--- TASK TO COMPLETE ---
Count how many lines below contain the word "PcnDev", then give that number alone.

--- GIVEN RECORDS ---
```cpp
bool asmc_pcn_flow_fused_ok(const asmc_pcn_params* prm, const asmc_coupling* f) {
    if (getenv("ASMC_FLOW_SPLIT")) return false;
    if (prm->d != 32 || f->dims > 32 || f->dims < 2) return false;
    if (f->dims != 32 && !(FUSED_MVMFMA && FUSED_INPLACE)) return false;
    if (f->kind == ASMC_FLOW_COUPLING && (f->dims % 2)) return false;
    const bool mvm = FUSED_MVMFMA && FUSED_INPLACE && f->kind == ASMC_FLOW_COUPLING && f->hidden == 64 && asmc_flow_math_split();
    const int cmax = mvm ? FUSED_MAX_COMPONENTS : 1;
    if (prm->log_likelihood.n_components < 1 || prm->log_likelihood.n_components > cmax) return false;
    if (prm->log_prior.n_components < 1 || prm->log_prior.n_components > cmax) return false;
    if (!(f->hidden == 32 || f->hidden == 64 || f->hidden == 128)) return false;
    if (f->kind == ASMC_FLOW_MAF) {
        if (!asmc_flow_math_split() || f->hidden == 128) return false;
        const size_t per_tr = (size_t)((2 * (f->hidden / 32) + 2) * 32 + f->hidden * 32 + f->hidden * f->hidden + 2 * 32 * f->hidden) * sizeof(float);
        return per_tr * (size_t)f->n_layers + FUSED_TL_DOUBLES * sizeof(double) + BM_TAB_N * sizeof(bm_d2) <= 160 * 1024;
    }
    const size_t per_layer = (size_t)((2 * (f->hidden / 32) + 1) * 32 + f->hidden * 16 + f->hidden * f->hidden + 2 * 16 * f->hidden) * sizeof(float);
    return per_layer * (size_t)f->n_layers + FUSED_TL_DOUBLES * sizeof(double) + BM_TAB_N * sizeof(bm_d2) <= 160 * 1024;
}


int asmc_pcn_flow_fused_launch(asmc_ctx* ctx, int64_t n, int x_dtype, double* ll, double* lp, double* lq, const PcnDev& pd,
                               const asmc_coupling* f, const double* rho_ptr, uint32_t step, unsigned int* tile_counter,
                               long long* block_counts, int* grid_out, const PcnAdaptArgs& adapt, hipStream_t st) {
    if (x_dtype == ASMC_F64)
        return launch_pcn_flow_fused<double>(ctx, n, ll, lp, lq, pd, f, rho_ptr, step, tile_counter, block_counts, grid_out, adapt, st);
    return launch_pcn_flow_fused<float>(ctx, n, ll, lp, lq, pd, f, rho_ptr, step, tile_counter, block_counts, grid_out, adapt, st);
}
```

Baseline: 3.495 billion.

## Prebuild fused-kernel LDS image once per sweep and bulk-copy it per block

Adds a one-block staging kernel that builds the fused pCN step's LDS contents once per call: split-fp16 flow weights, pCN tables and the Box-Muller table, written to a device buffer. Each block of the per-step fused kernel then loads this image with wide coalesced reads held in registers and stores it to LDS, instead of recomputing the fp16 splits and tables itself. The inline staging loop is also batched so more global loads are in flight at once. The aim is to cut per-block prologue cost, at the price of many extra registers per thread to hold the image (up to 160 KB split over the block) and one extra launch per sweep. An environment variable can restore inline staging.

After: 3.553 billion (median of 6 runs). 1.7% higher.

```diff
diff --git a/aspire_amd/csrc/asmc_common.h b/aspire_amd/csrc/asmc_common.h
--- a/aspire_amd/csrc/asmc_common.h
+++ b/aspire_amd/csrc/asmc_common.h
@@ -16,6 +16,7 @@
 #define BM_SC_N 256
 #define BM_LG_N 128
 #define BM_TAB_N (BM_SC_N + BM_LG_N)
+#define ASMC_FUSED_IMAGE_BYTES (160 * 1024)
 
 void asmc_set_error(const char* fmt, ...);
 void asmc_bm_table_host(double* tab);
@@ -120,6 +121,7 @@
     unsigned long long ptab_tag, ysplit_seq;
     double* d_ptab;
     double* d_bmtab;
+    void* d_fimg;
     double* d_mmtab;
     double* d_f16tab;
     size_t f16tab_bytes;
diff --git a/aspire_amd/csrc/asmc_ctx.hip b/aspire_amd/csrc/asmc_ctx.hip
--- a/aspire_amd/csrc/asmc_ctx.hip
+++ b/aspire_amd/csrc/asmc_ctx.hip
@@ -207,6 +207,7 @@
     dmalloc((void**)&c->d_select, sizeof(long long) * (2 * (ASMC_SELECT_THREADS / 64) + 8));
     dmalloc((void**)&c->d_ptab, sizeof(double) * (2 * 32 * 32 + 32 + 3 * ASMC_MAX_COMPONENTS * (1 + 2 * 32) + 64));
     dmalloc((void**)&c->d_bmtab, sizeof(double) * 2 * BM_TAB_N);
+    dmalloc((void**)&c->d_fimg, ASMC_FUSED_IMAGE_BYTES);
     dmalloc((void**)&c->d_ref, sizeof(double) * (128 + 128 * 128));
     if (e == hipSuccess) {
         double tab[2 * BM_TAB_N];
@@ -252,6 +253,7 @@
     (void)hipFree(c->d_select);
     (void)hipFree(c->d_ptab);
     (void)hipFree(c->d_bmtab);
+    (void)hipFree(c->d_fimg);
     (void)hipFree(c->d_ref);
     if (c->prof_ev) {
         for (int i = 0; i < 2 * ASMC_PROF_MAX; i++) (void)hipEventDestroy(c->prof_ev[i]);
diff --git a/aspire_amd/csrc/asmc_flow_dev.h b/aspire_amd/csrc/asmc_flow_dev.h
--- a/aspire_amd/csrc/asmc_flow_dev.h
+++ b/aspire_amd/csrc/asmc_flow_dev.h
@@ -635,22 +635,35 @@
 template <int H, int W, int THREADS>
 __device__ __forceinline__ void flow_stage_hs(float* __restrict__ sp, const float* __restrict__ packed, int n_layers) {
     using FD = FlowDims<H, W>;
-    constexpr int L4 = FD::LAYER / 4, B4 = FD::BIAS / 4;
+    constexpr int L4 = FD::LAYER / 4, B4 = FD::BIAS / 4, BATCH = 8;
     const int total4 = n_layers * L4;
-    for (int i4 = threadIdx.x; i4 < total4; i4 += THREADS) {
-        const int in_layer = i4 % L4;
-        if (in_layer < B4) {
-            reinterpret_cast<float4*>(sp)[i4] = reinterpret_cast<const float4*>(packed)[i4];
-            continue;
-        }
-        const int local = in_layer - B4;
-        if ((local / 64) & 1) continue;
-        const float4 f0 = reinterpret_cast<const float4*>(packed)[i4], f1 = reinterpret_cast<const float4*>(packed)[i4 + 64];
-        const float xv[8] = {f0.x, f0.y, f0.z, f0.w, f1.x, f1.y, f1.z, f1.w};
-        half8 hi, lo;
-        float wmax = 0.0f;
-        split8_f16<false>(xv, hi, lo, wmax);
-        reinterpret_cast<half8*>(sp)[i4] = hi;
-        reinterpret_cast<half8*>(sp)[i4 + 64] = lo;
-    }
-}
+    const float4* __restrict__ g4 = reinterpret_cast<const float4*>(packed);
+    for (int base = threadIdx.x; base < total4; base += THREADS * BATCH) {
+        float4 f0[BATCH], f1[BATCH];
+#pragma unroll
+        for (int q = 0; q < BATCH; q++) {
+            const int i4 = base + q * THREADS, in_layer = i4 % L4;
+            const bool in = i4 < total4, bias = in_layer < B4;
+            const bool pair = in && !bias && !(((in_layer - B4) / 64) & 1);
+            f0[q] = f1[q] = make_float4(0.f, 0.f, 0.f, 0.f);
+            if ((in && bias) || pair) f0[q] = g4[i4];
+            if (pair) f1[q] = g4[i4 + 64];
+        }
+#pragma unroll
+        for (int q = 0; q < BATCH; q++) {
+            const int i4 = base + q * THREADS, in_layer = i4 % L4;
+            if (i4 >= total4) continue;
+            if (in_layer < B4) {
+                reinterpret_cast<float4*>(sp)[i4] = f0[q];
+                continue;
+            }
+            if (((in_layer - B4) / 64) & 1) continue;
+            const float xv[8] = {f0[q].x, f0[q].y, f0[q].z, f0[q].w, f1[q].x, f1[q].y, f1[q].z, f1[q].w};
+            half8 hi, lo;
+            float wmax = 0.0f;
+            split8_f16<false>(xv, hi, lo, wmax);
+            reinterpret_cast<half8*>(sp)[i4] = hi;
+            reinterpret_cast<half8*>(sp)[i4 + 64] = lo;
+        }
+    }
+}
diff --git a/aspire_amd/csrc/asmc_pcn.hip b/aspire_amd/csrc/asmc_pcn.hip
--- a/aspire_amd/csrc/asmc_pcn.hip
+++ b/aspire_amd/csrc/asmc_pcn.hip
@@ -2967,6 +2967,11 @@
             ASMC_HIP(hipMemsetAsync(ctx->d_tilectr, 0, ASMC_TILECTR_BYTES + ((size_t)((n + 63) / 64) + 15) / 16 * 16, st));
             pd.tile_par = ctx->d_flags;
         }
+        int img_words = 0;
+        if (fused) {
+            rc = asmc_pcn_flow_fused_stage(ctx, pd, flow, &img_words, st);
+            if (rc) return rc;
+        }
         for (int t = 0; t < (fused ? n_steps : 0); t++) {
             const uint32_t step = step0 + (uint32_t)t;
             rc = pcn_prepare_gamma(ctx, n, pd, step, st);
@@ -2982,7 +2987,7 @@
                 return ASMC_ERR_ARG;
             }
             rc = asmc_pcn_flow_fused_launch(ctx, n, prm->x_dtype == ASMC_F64 ? ASMC_F64 : ASMC_F32, ll, lp, lq, pd, flow, d_rho, step,
-                                            ctx->d_tilectr + t, d_block, &grid, ad, st);
+                                            ctx->d_tilectr + t, d_block, &grid, ad, img_words, st);
             if (rc) return rc;
             if (ctx->count_hook && ((t + 1) % lag == 0 || t == n_steps - 1)) {
                 const int hrc = ctx->count_hook(ctx->count_hook_user, reinterpret_cast<asmc_stream>(st));
diff --git a/aspire_amd/csrc/asmc_pcn_dev.h b/aspire_amd/csrc/asmc_pcn_dev.h
--- a/aspire_amd/csrc/asmc_pcn_dev.h
+++ b/aspire_amd/csrc/asmc_pcn_dev.h
@@ -384,7 +384,8 @@
 bool asmc_pcn_flow_fused_ok(const asmc_pcn_params* prm, const asmc_coupling* f);
 int asmc_pcn_flow_fused_launch(asmc_ctx* ctx, int64_t n, int x_dtype, double* ll, double* lp, double* lq, const PcnDev& pd,
                                const asmc_coupling* f, const double* rho_ptr, uint32_t step, unsigned int* tile_counter,
-                               long long* block_counts, int* grid_out, const PcnAdaptArgs& adapt, hipStream_t st);
+                               long long* block_counts, int* grid_out, const PcnAdaptArgs& adapt, int img_words, hipStream_t st);
+int asmc_pcn_flow_fused_stage(asmc_ctx* ctx, const PcnDev& pd, const asmc_coupling* f, int* words_out, hipStream_t st);
 
 #define MM_WHITEN 0
 #define MM_STEP 1
diff --git a/aspire_amd/csrc/asmc_pcn_fused.hip b/aspire_amd/csrc/asmc_pcn_fused.hip
--- a/aspire_amd/csrc/asmc_pcn_fused.hip
+++ b/aspire_amd/csrc/asmc_pcn_fused.hip
@@ -34,6 +34,7 @@
 #define FUSED_MVMFMA FUSED_INPLACE
 #endif
 typedef double fused_d4 __attribute__((ext_vector_type(4)));
+typedef unsigned fused_u4 __attribute__((ext_vector_type(4)));
 __device__ __forceinline__ void fused_swap32(double& x, double& y) {
     const unsigned long long xb = __builtin_bit_cast(unsigned long long, x), yb = __builtin_bit_cast(unsigned long long, y);
     const auto lo = __builtin_amdgcn_permlane32_swap((unsigned)xb, (unsigned)yb, false, false);
@@ -64,17 +65,20 @@
 #ifndef MV_CHUNK
 #define MV_CHUNK 8
 #endif
-template <typename T, int W, int NOISE, bool HS, int KIND = ASMC_FLOW_COUPLING, bool MIX = false>
-__global__ __launch_bounds__(FUSED_THREADS) void k_pcn_flow_fused(
-    int64_t n, double* __restrict__ ll, double* __restrict__ lp, double* __restrict__ lq, const double* __restrict__ ptab,
-    PcnScalars p, const double* rho_ptr, uint32_t step, const float* __restrict__ packed, int n_layers,
-    const float* __restrict__ loc, const float* __restrict__ scale, float ladj0, float base_const,
-    unsigned int* __restrict__ tile_counter, long long* __restrict__ block_counts, PcnAdaptArgs ad, int par_words, int affine) {
-    constexpr int D = 32, H = 16, THREADS = FUSED_THREADS;
-    constexpr int HF = KIND == ASMC_FLOW_MAF ? 32 : H;
-    static_assert(KIND == ASMC_FLOW_COUPLING || HS, "the autoregressive variant runs the split-fp16 layers only");
+constexpr int FUSED_D = 32;
+constexpr int T_MU = FUSED_D * FUSED_D, T_LLMU = T_MU + FUSED_D, T_LLPR = T_LLMU + FUSED_D, T_LPMU = T_LLPR + FUSED_D, T_LPPR = T_LPMU + FUSED_D,
+              T_LOGW = T_LPPR + FUSED_D, T_LOC = T_LOGW + 2;
+static_assert(T_LOC + 3 * FUSED_D / 2 <= FUSED_TL_DOUBLES, "pCN tables");
+constexpr int M_MU = 12 * 64, M_MIX = M_MU + FUSED_D, M_LOGW = M_MIX + 2 * FUSED_MAX_COMPONENTS * 2 * FUSED_D, M_LOC = M_LOGW + 2 * FUSED_MAX_COMPONENTS;
+static_assert(M_LOC + 3 * FUSED_D / 2 <= FUSED_TL_DOUBLES, "pCN tables (matrix-core variant)");
+constexpr bool MVM = FUSED_MVMFMA && FUSED_INPLACE;
+
+template <int W, int NOISE, bool HS, int KIND>
+__device__ __forceinline__ void fused_stage_tables(float* __restrict__ sp, const double* __restrict__ ptab, const PcnScalars& p,
+                                                   const float* __restrict__ packed, int n_layers, const float* __restrict__ loc,
+                                                   const float* __restrict__ scale) {
+    constexpr int D = FUSED_D, THREADS = FUSED_THREADS, HF = KIND == ASMC_FLOW_MAF ? 32 : 16;
     using FD = FlowDims<HF, W>;
-    extern __shared__ __align__(16) float sp[];
     if (HS) {
         flow_stage_hs<HF, W, THREADS>(sp, packed, n_layers);
     } else {
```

--- EXERCISE RESULT ---
3